@@ -1660,14 +1974,45 @@
                 : launch_fused_as<C, WM, WGM, WGN, RW, BK, MINW, NEXT, XPREF, LATE, false>(a, st);
 }
 
+#ifndef CIPS3D_WALK_MINW
+#define CIPS3D_WALK_MINW 4
+#endif
+#ifndef CIPS3D_WALK_S
+#define CIPS3D_WALK_S 8
+#endif
+int fused_walk_tiles(const FusedArgs& a, int C) {
+  if (C != 32 || a.bf16 != 3 || a.flat || a.wm_next) return 0;
+  const char* sw = getenv("CIPS3D_FUSED_WALK");
+  if (sw && atoi(sw) == 0) return 0;
+  const int tiles_x = 2 * a.W / 64, tiles_y = a.H;
+  const char* fs = getenv("CIPS3D_FUSED_WALK_S");
+  if (fs && atoi(fs) > 0) return atoi(fs) < tiles_y ? atoi(fs) : tiles_y;
+  int S = CIPS3D_WALK_S;
+  while (S > 1 && (int64_t)walk_strip_count(tiles_x, tiles_y, S) * a.B < 1024) S >>= 1;
+  return S > 1 ? S : 0;
+}
+int launch_fused_walk32(const FusedArgs& a, hipStream_t st) {
+  dim3 grid((unsigned)walk_strip_count(2 * a.W / 64, a.H, a.walk_s), 1, (unsigned)a.B);
+  hipLaunchKernelGGL((fused_up_conv_kernel<32, 1, 2, 2, 1, 32, CIPS3D_WALK_MINW, 3, false, false, true, false, true>), grid, dim3(256), 0, st, a);
+  return cips3d_launch_status();
+}
+
+}
+
+extern "C" int cips3d_fused_walk_schedule(int tiles_x, int tiles_y, int S, int wg, int* tx, int* ty0, int* nt) {
+  if (tiles_x <= 0 || tiles_y <= 0 || S <= 0 || !tx || !ty0 || !nt) return CIPS3D_E_BADARG;
+  const int n_wg = walk_strip_count(tiles_x, tiles_y, S);
+  if (wg < 0 || wg >= n_wg) return CIPS3D_E_BADARG;
+  walk_strip_of(wg, n_wg, tiles_x, tiles_y, S, tx, ty0, nt);
+  return n_wg;
 }
 
 #ifdef CIPS3D_FUSED_STAMPS
 extern "C" int cips3d_debug_read_fused_stamps(unsigned long long* out32) {
   hipDeviceSynchronize();
-  hipMemcpyFromSymbol(out32, HIP_SYMBOL(g_fused_stamps), 256);
-  unsigned long long z[32] = {0};
-  hipMemcpyToSymbol(HIP_SYMBOL(g_fused_stamps), z, 256);
+  hipMemcpyFromSymbol(out32, HIP_SYMBOL(g_fused_stamps), 384);
+  unsigned long long z[48] = {0};
+  hipMemcpyToSymbol(HIP_SYMBOL(g_fused_stamps), z, 384);
   return 0;
 }
 #endif
@@ -1929,7 +2274,7 @@
               wm_rgb, bias_rgb, skip, (skip_up & 1) | ((skip_up & CIPS3D_RGB_U8) ? 2 : 0), rgb, B, H, W,
               (skip_up & CIPS3D_GEMM_SPLIT) ? 3 : (skip_up & CIPS3D_GEMM_BF16) ? ((skip_up & CIPS3D_Y_BF16) ? 2 : 1) : 0, wm_next,
               y_next, rg ? rg->x_amax : nullptr, rg ? rg->lconst : nullptr, rg ? rg->lconst2 : nullptr,
-              rg ? rg->next_amax : nullptr, rg ? rg->next_gain : 0.f, flat};
+              rg ? rg->next_amax : nullptr, rg ? rg->next_gain : 0.f, flat, 0};
   if ((skip_up & CIPS3D_GEMM_SPLIT) && rg && rg->x_amax && (!rg->lconst || (wm_next && !rg->lconst2))) return CIPS3D_E_BADARG;
   if ((skip_up & CIPS3D_Y_BF16) && !(skip_up & CIPS3D_GEMM_BF16)) return CIPS3D_E_BADARG;
   if ((skip_up & CIPS3D_GEMM_SPLIT) && (skip_up & CIPS3D_GEMM_BF16)) return CIPS3D_E_BADARG;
════════════════
Return, word for word, every line from the top of the entries down to the line that holds "tiles_y = a.H;", both included.

@@ -1660,14 +1974,45 @@
                 : launch_fused_as<C, WM, WGM, WGN, RW, BK, MINW, NEXT, XPREF, LATE, false>(a, st);
 }
 
+#ifndef CIPS3D_WALK_MINW
+#define CIPS3D_WALK_MINW 4
+#endif
+#ifndef CIPS3D_WALK_S
+#define CIPS3D_WALK_S 8
+#endif
+int fused_walk_tiles(const FusedArgs& a, int C) {
+  if (C != 32 || a.bf16 != 3 || a.flat || a.wm_next) return 0;
+  const char* sw = getenv("CIPS3D_FUSED_WALK");
+  if (sw && atoi(sw) == 0) return 0;
+  const int tiles_x = 2 * a.W / 64, tiles_y = a.H;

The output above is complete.